To conclude, it is clear that the Greek government decided to use Latin characters expecting that the Abecedar would be rejected by all actors for this very reason. After various protests from the addressees, almost all copies of this primer were destroyed, and those that remained were withdrawn from circulation. There was no more discussion of education in the mother tongue and in 1927 the Greek government issued a directive aimed at removing all Cyrillic inscriptions from churches, tombstones, icons, and all other monuments in the area: a veritable campaign against this alphabet, revealing an assimilationist and mono-ethnic policy (Rossos 2008: 147). Such destruction of the cultural heritage of minority writing would be repeated on many occasions in the following history of the Balkan region, and not only in Greece.10 In addition to this, in August 1926, the Greek government and the Kingdom of Serbs, Croats and Slovenes signed a protocol recognizing the Serbian nationality of the Slavic-speaking minority in Greece (Tramontano 1999: 328), a move clearly aimed at keeping Bulgaria out of the matter in every respect.
We can observe two other a posteriori elements in relation to the Abecedar, which, in a sense, seem to contradict each other. The first is that, at the time of its publication, this primer, which “teemed with errors” (Kočev 1996: 54), certainly did not help create a writing tradition or keep an existing one alive. In fact, as a result of this affair, and especially after a new law passed in 1936 (cf. Tramontano 1999: 328), the local Slavic language spoken by the population in Aegean Macedonia was also banned in its oral form in public places, surviving only in the domestic environment (Kočev, 1996: 54). In light of this, we can see a further reinforcement of the Greek campaigns of cultural assimilation, confirming that, in the process of creating an independent state after a previous imperial condition, nationalism inevitably coincides with the emergence of forms of “cultural centralism” (Zakhos-Papazahariou 1972: 150).
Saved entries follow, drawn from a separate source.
# Baverne/VAE-CYCLEGAN-Implementation

Hardware: AMD Instinct MI355X
Metric: train images/sec (256x256 VAE-CycleGAN step) (higher is better)
Workload: dtype f32; 1 GPU; cyclevaegan unpaired, 3x256x256 synthetic summer<->winter, per-GPU batch 8, latent 64 (BASELINE.json configs[3]/[4]); per_gpu_batch=8, global_batch=8, image_size=256, latent_dim=64, parallelism=dp1, init=random (reference init statistics)

## Files before the change

vae-cyclegan-implementation_amd/csrc/conv_igemm.hip:

```cpp
#include "vcg_common.h"
#ifdef VCG_STAMP
#include <stdlib.h>
#endif

struct ConvP {
  const float* a;
  const float* b;
  const float* bias;
  float* out;
  int N, H, W, Cin, Cout, KH, KW, stride, pad, reflect, ups, act;
  int Hl, Wl, Ho, Wo, M, K;
  int cin4, cout4, cout_log;
  FastDiv fd_howo, fd_wo, fd_cin4, fd_cout4, fd_kw, fd_cin;
  int Hc, Wc, Mc, NB;
  FastDiv fd_hcwc, fd_wc;
  int ktiles_total, sk_len, sk_units, sk_ntn, sk_bm_shift, sk_bn_shift;
  int sk_ntr_pb;
  FastDiv fd_sklen;
  int ksplit, kt_per;
  float* slab;
  int adjoint;
  int src_pitch;
  uint32_t a_bytes, b_bytes;
  int dbl_mirror;
// ... 1287 lines not shown
    }
#pragma unroll
    for (int e = 0; e < BE; ++e) {
      vb[e] = bload4(rb, boff[e]);
      if (boff[e] != VCG_OOB) boff[e] += bstep;
    }
  };
  auto store_tiles = [&](int img) {
#pragma unroll
    for (int a = 0; a < AP; ++a) {
      uint2 h, l;
      if (p.a_planes) {
        h = make_uint2(__float_as_uint(va[a].x), __float_as_uint(va[a].y));
        l = make_uint2(__float_as_uint(va[a].z), __float_as_uint(va[a].w));
      } else {
        split4h(va[a], sc.inv_a, h, l);
      }
      const uint32_t o = tr_off<BM>(ps + PS * a, rq * 4);
      *reinterpret_cast<uint2*>(&Xs[img][0][o]) = h;
      *reinterpret_cast<uint2*>(&Xs[img][1][o]) = l;
    }
#pragma unroll
    for (int e = 0; e < BE; ++e) {
      const int idx = tid + NT * e;
      const int pp = idx / (BN / 4), j4 = idx % (BN / 4);
      uint2 h, l;
      split4h(vb[e], sc.inv_b, h, l);
      const uint32_t o = tr_off<BN>(pp, j4 * 4);
      *reinterpret_cast<uint2*>(&Ds[img][0][o]) = h;
      *reinterpret_cast<uint2*>(&Ds[img][1][o]) = l;
    }
  };
  const int tq = (lane & 15) >> 2, tp = lane & 3, tcol = 16 * ((lane >> 4) & 1) + 4 * tp;

  if (kt_begin < kt_end) {
    load_tiles(kt_begin);
    store_tiles(0);
  }
  __syncthreads();
  VCG_STAMP_AT(1);
  for (int kt = kt_begin; kt < kt_end; ++kt) {
    const int img = (kt - kt_begin) & 1;
    if (kt + 1 < kt_end) load_tiles(kt + 1);
#pragma unroll
    for (int s2 = 0; s2 < 2; ++s2) {
      const int row0 = 16 * s2 + 8 * lh + tq;
      f16x8 af[VCG_NP][MI], bfr[VCG_NP][NI];
#pragma unroll
      for (int pc = 0; pc < VCG_NP; ++pc) {
#pragma unroll
        for (int i = 0; i < MI; ++i) af[pc][i] = tr_frag<BM>(Xs[img][pc], row0, wm * (BM / WR) + i * 32 + tcol);
#pragma unroll
        for (int j = 0; j < NI; ++j) bfr[pc][j] = tr_frag<BN>(Ds[img][pc], row0, wn * (BN / 2) + j * 32 + tcol);
      }
#pragma unroll
      for (int i = 0; i < MI; ++i)
#pragma unroll
        for (int j = 0; j < NI; ++j) {
          f32x16 c = lo[i][j];
          c = VCG_MFMA(af[1][i], bfr[0][j], c);
          c = VCG_MFMA(af[0][i], bfr[1][j], c);
          lo[i][j] = c;
          acc[i][j] = VCG_MFMA(af[0][i], bfr[0][j], acc[i][j]);
        }
    }
    if (kt + 1 < kt_end) store_tiles(img ^ 1);
    __syncthreads();
  }
#pragma unroll
  for (int i = 0; i < MI; ++i)
#pragma unroll
    for (int j = 0; j < NI; ++j) acc[i][j] += lo[i][j];
  VCG_STAMP_AT(2);
  const int part = wg - (int)fd_div((uint32_t)(tile * p.ktiles_total), p.fd_sklen);
  float* slab = p.out + ((size_t)part * p.nbatch + zb) * p.K * p.Cout;
#pragma unroll
  for (int j = 0; j < NI; ++j) {
    const int co = n0 + wn * (BN / 2) + j * 32 + l31;
    if (co >= p.Cout) continue;
#pragma unroll
    for (int i = 0; i < MI; ++i) {
#pragma unroll
      for (int e = 0; e < 16; ++e) {
        const int row = (e & 3) + 8 * (e >> 2) + 4 * lh;
        const int Rr = r0 + wm * (BM / WR) + i * 32 + row;
        if (Rr < p.K) slab[(size_t)Rr * p.Cout + co] = acc[i][j][e] * sc.out;
      }
    }
  }
  unit += kt_end - kt_begin;
  if (unit < unit_end) __syncthreads();
  }
  VCG_STAMP_AT(3);
}

__device__ __forceinline__ int sk_parts(const ConvP& p, int R, int co) {
  const int tile = (R >> p.sk_bm_shift) * p.sk_ntn + (co >> p.sk_bn_shift);
  const uint32_t u0 = (uint32_t)(tile * p.ktiles_total);
  return (int)(fd_div(u0 + (uint32_t)p.ktiles_total - 1u, p.fd_sklen) - fd_div(u0, p.fd_sklen)) + 1;
}

__global__ __launch_bounds__(256) void k_slab_sum(const float* __restrict__ slabs, float* __restrict__ out,
                                                  size_t total4, ConvP p, int per_group) {
  const int g = blockIdx.y;
  const int z0 = g * per_group;
  const int c4 = p.Cout / 4;
  for (size_t i = (size_t)blockIdx.x * blockDim.x + threadIdx.x; i < total4; i += (size_t)gridDim.x * blockDim.x) {
    const int R = (int)(i / c4), co = (int)(i - (size_t)R * c4) * 4;
    int z1 = z0 + per_group;
    const int np = sk_parts(p, R, co);
    if (z1 > np) z1 = np;
    float4 s = f4zero();
    for (int z = z0; z < z1; ++z) f4add(s, reinterpret_cast<const float4*>(slabs)[(size_t)z * total4 + i]);
    reinterpret_cast<float4*>(out)[(size_t)g * total4 + i] = s;
  }
}

__global__ __launch_bounds__(256) void k_wgrad_scatter(const float* __restrict__ slabs, float* __restrict__ gw,
                                                       ConvP p, int nsplit, int cin_log, int cout_log) {
  const size_t total = (size_t)p.K * p.Cout;
  const int U2 = p.ups * p.ups, KK = p.KH * p.KW;
  for (size_t idx = (size_t)blockIdx.x * blockDim.x + threadIdx.x; idx < total;
       idx += (size_t)gridDim.x * blockDim.x) {
    const uint32_t R = (uint32_t)(idx / p.Cout);
    const int co = (int)(idx - (size_t)R * p.Cout);
    const uint32_t t = R / (uint32_t)p.Cin;
    const int c = (int)(R - t * (uint32_t)p.Cin);
    if (co >= cout_log || c >= cin_log) continue;
    const int tap9 = (int)t / U2, ph = (int)t - tap9 * U2;
    const int nz = nsplit ? nsplit : sk_parts(p, (int)R, co);
    float s = 0.f;
    for (int z = 0; z < nz; ++z) s += slabs[(size_t)z * total + idx];
    gw[((size_t)co * (cin_log * U2) + (size_t)c * U2 + ph) * KK + tap9] += s;
  }
}

__global__ __launch_bounds__(256) void k_wgrad_scatter_swapped(const float* __restrict__ slabs, float* __restrict__ gw,
                                                               ConvP p, int T, int C, int nsplit, int cin_real,
                                                               int cout_real) {
  const size_t total = (size_t)T * 4 * C;
  for (size_t idx = (size_t)blockIdx.x * blockDim.x + threadIdx.x; idx < total;
       idx += (size_t)gridDim.x * blockDim.x) {
    const int c = (int)(idx % C);
    const int R = (int)(idx / C);
    const int t = R >> 2, j = R & 3;
    if (j >= cout_real || c >= cin_real) continue;
    const int nz = nsplit ? nsplit : sk_parts(p, R, c);
    float s = 0.f;
    for (int z = 0; z < nz; ++z) s += slabs[(size_t)z * total + idx];
    gw[((size_t)j * cin_real + c) * T + t] += s;
  }
}

__global__ __launch_bounds__(256) void k_wgrad_reduce(const float* __restrict__ slabs, float* __restrict__ gw,
                                                      ConvP p, int nsplit, int cin_log, int cout_log) {
  extern __shared__ __attribute__((aligned(16))) float tile[];
  const int U2 = p.ups * p.ups, KK = p.KH * p.KW, T = KK * U2;
  const int co0 = blockIdx.x * 32, c0 = blockIdx.y * 8;
  const int cl_ = threadIdx.x >> 5, col = threadIdx.x & 31;
  const size_t total = (size_t)p.K * p.Cout;
  {
    const int c = c0 + cl_, co = co0 + col;
    const bool ok = c < p.Cin && co < p.Cout;
    for (int t = 0; t < T; ++t) {
      float s = 0.f;
      if (ok) {
        const size_t idx = ((size_t)t * p.Cin + c) * p.Cout + co;
        const int nz = nsplit ? nsplit : sk_parts(p, t * p.Cin + c, co);
        for (int z = 0; z < nz; ++z) s += slabs[(size_t)z * total + idx];
      }
      tile[(t * 8 + cl_) * 33 + col] = s;
    }
  }
  __syncthreads();
  const int wid = threadIdx.x >> 6, lane = threadIdx.x & 63;
  const int cinL = cin_log * U2;
  const int run = 8 * U2 * KK;
  for (int idx = lane; idx < 8 * run; idx += 64) {
    const int j = idx / run, q = idx - j * run;
    const int colw = wid * 8 + j, co = co0 + colw;
    const int clq = q / KK, tap9 = q - clq * KK;
    const int c_local = clq / U2, ph = clq - c_local * U2;
    const int c = c0 + c_local;
    if (co >= cout_log || c >= cin_log) continue;
    const int t = tap9 * U2 + ph;
    const size_t o = ((size_t)co * cinL + (size_t)c * U2 + ph) * KK + tap9;
    gw[o] += tile[(t * 8 + c_local) * 33 + colw];
  }
}

__global__ __launch_bounds__(256) void k_wino_wgrad_reduce(const float* __restrict__ slabs, float* __restrict__ gw, ConvP p,
                                                           int Cin, int ups, int cin_log, int cout_log) {
  __shared__ float tile[9 * 8 * 65];
  const int U2 = ups * ups, KK = 9;
  const int co0 = blockIdx.x * 64, c0 = blockIdx.y * 8, ph = blockIdx.z;
  const int cl_ = threadIdx.x >> 5, col = (threadIdx.x & 31) * 2;
  const size_t plane = (size_t)p.nbatch * p.K * p.Cout;
  {
    const int c = c0 + cl_, co = co0 + col;
    const bool ok = c < Cin;
    float2 s[16];
    int nz[16], nzmax = 0;
#pragma unroll
    for (int xi = 0; xi < 16; ++xi) {
      nz[xi] = ok ? sk_parts(p, xi * p.K + ph * Cin + c, co) : 0;
      nzmax = nz[xi] > nzmax ? nz[xi] : nzmax;
      s[xi] = make_float2(0.f, 0.f);
    }
    const float* src = slabs + (size_t)(ph * Cin + (ok ? c : 0)) * p.Cout + co;
    const size_t xstride = (size_t)p.K * p.Cout;
    for (int z = 0; z < nzmax; ++z) {
      float2 v[16];
#pragma unroll
      for (int xi = 0; xi < 16; ++xi)
        v[xi] = z < nz[xi] ? *reinterpret_cast<const float2*>(src + (size_t)z * plane + (size_t)xi * xstride) : make_float2(0.f, 0.f);
#pragma unroll
      for (int xi = 0; xi < 16; ++xi) { s[xi].x += v[xi].x; s[xi].y += v[xi].y; }
    }
#pragma unroll
    for (int e = 0; e < 2; ++e) {
      float h[3][4];
#pragma unroll
      for (int b = 0; b < 4; ++b) {
        const float s0 = e ? s[0 + b].y : s[0 + b].x, s1 = e ? s[4 + b].y : s[4 + b].x;
        const float s2 = e ? s[8 + b].y : s[8 + b].x, s3 = e ? s[12 + b].y : s[12 + b].x;
        h[0][b] = s0 + 0.5f * (s1 + s2);
        h[1][b] = 0.5f * (s1 - s2);
        h[2][b] = 0.5f * (s1 + s2) + s3;
      }
#pragma unroll
      for (int a = 0; a < 3; ++a) {
        tile[((a * 3 + 0) * 8 + cl_) * 65 + col + e] = h[a][0] + 0.5f * (h[a][1] + h[a][2]);
        tile[((a * 3 + 1) * 8 + cl_) * 65 + col + e] = 0.5f * (h[a][1] - h[a][2]);
        tile[((a * 3 + 2) * 8 + cl_) * 65 + col + e] = 0.5f * (h[a][1] + h[a][2]) + h[a][3];
      }
    }
  }
  __syncthreads();
  const int wid = threadIdx.x >> 6, lane = threadIdx.x & 63;
  const int cinL = cin_log * U2;
  for (int idx = lane; idx < 16 * 8 * KK; idx += 64) {
    const int j = idx / (8 * KK), q = idx - j * (8 * KK);
    const int colw = wid * 16 + j, co = co0 + colw;
    const int c_local = q / KK, tap9 = q - c_local * KK;
    const int c = c0 + c_local;
    if (co >= cout_log || c >= cin_log) continue;
    gw[((size_t)co * cinL + (size_t)c * U2 + ph) * KK + tap9] += tile[(tap9 * 8 + c_local) * 65 + colw];
  }
}

__device__ __forceinline__ void pack_header(const ConvP& p, uint32_t* hdr) {
  if (blockIdx.x == 0 && blockIdx.y == 0 && threadIdx.x < 64) {
    const uint32_t b = vcg_amax_bits(p.amax_b);
    if (threadIdx.x == 0) *hdr = b;
  }
}
__global__ void k_pack_weight(const float* __restrict__ w, float* __restrict__ wf, ConvP p, int cin_log,
                              int cout_log, uint32_t* hdr) {
  pack_header(p, hdr);
  const size_t total = (size_t)p.K * p.Cout;
  for (size_t idx = (size_t)blockIdx.x * blockDim.x + threadIdx.x; idx < total;
       idx += (size_t)gridDim.x * blockDim.x) {
    uint32_t R = (uint32_t)(idx / p.Cout);
    int co = (int)(idx - (size_t)R * p.Cout);
    uint32_t tap = R / (uint32_t)p.Cin;
    int c = (int)(R - tap * (uint32_t)p.Cin);
    float v = 0.f;
    if (co < cout_log && c < cin_log) {
      int ii = 0, jj = 0;
      if (p.ups == 2) { jj = tap & 1; ii = (tap >> 1) & 1; tap >>= 2; }
      int kh = (int)tap / p.KW, kw = (int)tap % p.KW;
      int cl = (p.ups == 2) ? (c * 4 + ii * 2 + jj) : c;
      int cinL = (p.ups == 2) ? cin_log * 4 : cin_log;
      v = w[(((size_t)co * cinL + cl) * p.KH + kh) * p.KW + kw];
    }
    wf[idx] = v;
  }
}

__global__ __launch_bounds__(256) void k_pack_weight_t(const float* __restrict__ w, float* __restrict__ wf, ConvP p,
                                                       int cin_log, int cout_log, uint32_t* hdr) {
  extern __shared__ __attribute__((aligned(16))) float tile[];
  pack_header(p, hdr);
  const int U2 = p.ups * p.ups, KK = p.KH * p.KW, T = KK * U2;
  const int co0 = blockIdx.x * 32, c0 = blockIdx.y * 8;
  const int wid = threadIdx.x >> 6, lane = threadIdx.x & 63;
  const int cinL = cin_log * U2;
  const int run = 8 * U2 * KK;
  for (int j = 0; j < 8; ++j) {
    const int colw = wid * 8 + j, co = co0 + colw;
    for (int q = lane; q < run; q += 64) {
      const int clq = q / KK, tap9 = q - clq * KK;
      const int c_local = clq / U2, ph = clq - c_local * U2;
      const int c = c0 + c_local;
      const int t = tap9 * U2 + ph;
      float v = 0.f;
      if (co < cout_log && c < cin_log) v = w[((size_t)co * cinL + (size_t)c * U2 + ph) * KK + tap9];
      tile[(t * 8 + c_local) * 33 + colw] = v;
    }
  }
  __syncthreads();
  const int cl_ = threadIdx.x >> 5, col = threadIdx.x & 31;
  const int c = c0 + cl_, co = co0 + col;
  if (c < p.Cin && co < p.Cout)
    for (int t = 0; t < T; ++t) wf[((size_t)t * p.Cin + c) * p.Cout + co] = tile[(t * 8 + cl_) * 33 + col];
}

template <bool DGRAD>
__global__ __launch_bounds__(256) void k_pack_planes(const float* __restrict__ w, unsigned short* __restrict__ bp, ConvP p, int cin_log,
                                                     int cout_log) {
  float psc, pinv;
  vcg_scale_of(vcg_amax_bits(p.amax_b), p.amax_b.shift, psc, pinv);
  const int U2 = p.ups * p.ups, KK = p.KH * p.KW;
  const int cinL = cin_log * U2;
  const int KB = (p.K + 31) / 32, CB = p.Cout / 32;
  const size_t total = DGRAD ? (size_t)KK * U2 * p.Cin * (p.Cout / 4) : (size_t)p.Cout * KB * 8;
  for (size_t idx = (size_t)blockIdx.x * blockDim.x + threadIdx.x; idx < total; idx += (size_t)gridDim.x * blockDim.x) {
    float v[4] = {0.f, 0.f, 0.f, 0.f};
    unsigned short* o;
    if (DGRAD) {
      const size_t row = idx / (p.Cout / 4);
      const int co0 = (int)(idx - row * (p.Cout / 4)) * 4;
      const int NB = U2 * p.Cin;
      const int tapfull = (int)(row / NB), J = (int)(row - (size_t)tapfull * NB);
      const int q = J / p.Cin, c = J - q * p.Cin;
      const int kh = tapfull / p.KW, kw = tapfull - kh * p.KW;
      if (c < cin_log) {
#pragma unroll
        for (int e = 0; e < 4; ++e)
          if (co0 + e < cout_log) v[e] = w[(((size_t)(co0 + e) * cinL + (size_t)c * U2 + q) * p.KH + kh) * p.KW + kw];
      }
      o = bp + (row * CB + co0 / 32) * VCG_PBLK + (co0 & 31);
    } else {
      const int co = (int)(idx / ((size_t)KB * 8));
      const int k0 = (int)(idx - (size_t)co * KB * 8) * 4;
      if (co < cout_log && k0 < p.K) {
        uint32_t tap = (uint32_t)k0 / (uint32_t)p.Cin;
        const int c = k0 - (int)tap * p.Cin;
        int ii = 0, jj = 0;
        if (p.ups == 2) { jj = tap & 1; ii = (tap >> 1) & 1; tap >>= 2; }
        const int kh = (int)tap / p.KW, kw = (int)tap % p.KW;
#pragma unroll
        for (int e = 0; e < 4; ++e)
          if (c + e < cin_log) {
            const int cl = (p.ups == 2) ? ((c + e) * 4 + ii * 2 + jj) : c + e;
            v[e] = w[(((size_t)co * cinL + cl) * p.KH + kh) * p.KW + kw];
          }
      }
      o = bp + ((size_t)co * KB + k0 / 32) * VCG_PBLK + (k0 & 31);
    }
    uint2 h, l;
    split4h(make_float4(v[0], v[1], v[2], v[3]), pinv, h, l);
    *reinterpret_cast<uint2*>(o) = h;
    *reinterpret_cast<uint2*>(o + 32) = l;
  }
}
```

The second consideration to be made is that, although in practice the primer never reached the school desks of the children of the Slavic-speaking community, it is still considered by Macedonians today11 as one of the most significant testimonies to the existence of a significant national Macedonian community in Greece, and to its language and thus identity (Andonovski 1985: 8).12
1 See on this topic the works Orientalism, by Edward Said (1978) and Imagining the Balkans, by Maria Todorova (1997).
2 The term “Significant Others” is used in social psychology to refer to those persons who are of sufficient importance in an individual‘s life to influence his or her emotions, behavior, and sense of self. The first definition of Significant Others dates back to the American psychiatrist Harry Sullivan in 1940. This term can be used at the “macro level” in the study of ethnopsychology or “national psychology”.
3 Other publications of the period dealing with these issues are La protection des droits des minorités dans les traités internationaux de 1919-1920 by M. V. Vishniak (1920), Le problème des minorités devant le droit international, by Jean Lucien-Brun (1923), Les minorités, l‘État et la communauté internationale by Dragolioub Krstitch (1924).
4 See Roudometof: “the Bulgarian crusade for a national church entailed a direct challenge to the whole Ottoman concept of administration, which identified nationality with religious confession. This was because the Bulgarians did not possess a state of their own (at least until 1878), and therefore there was no territorial political unit that could be directly linked to a Bulgarian church” (2002: 85).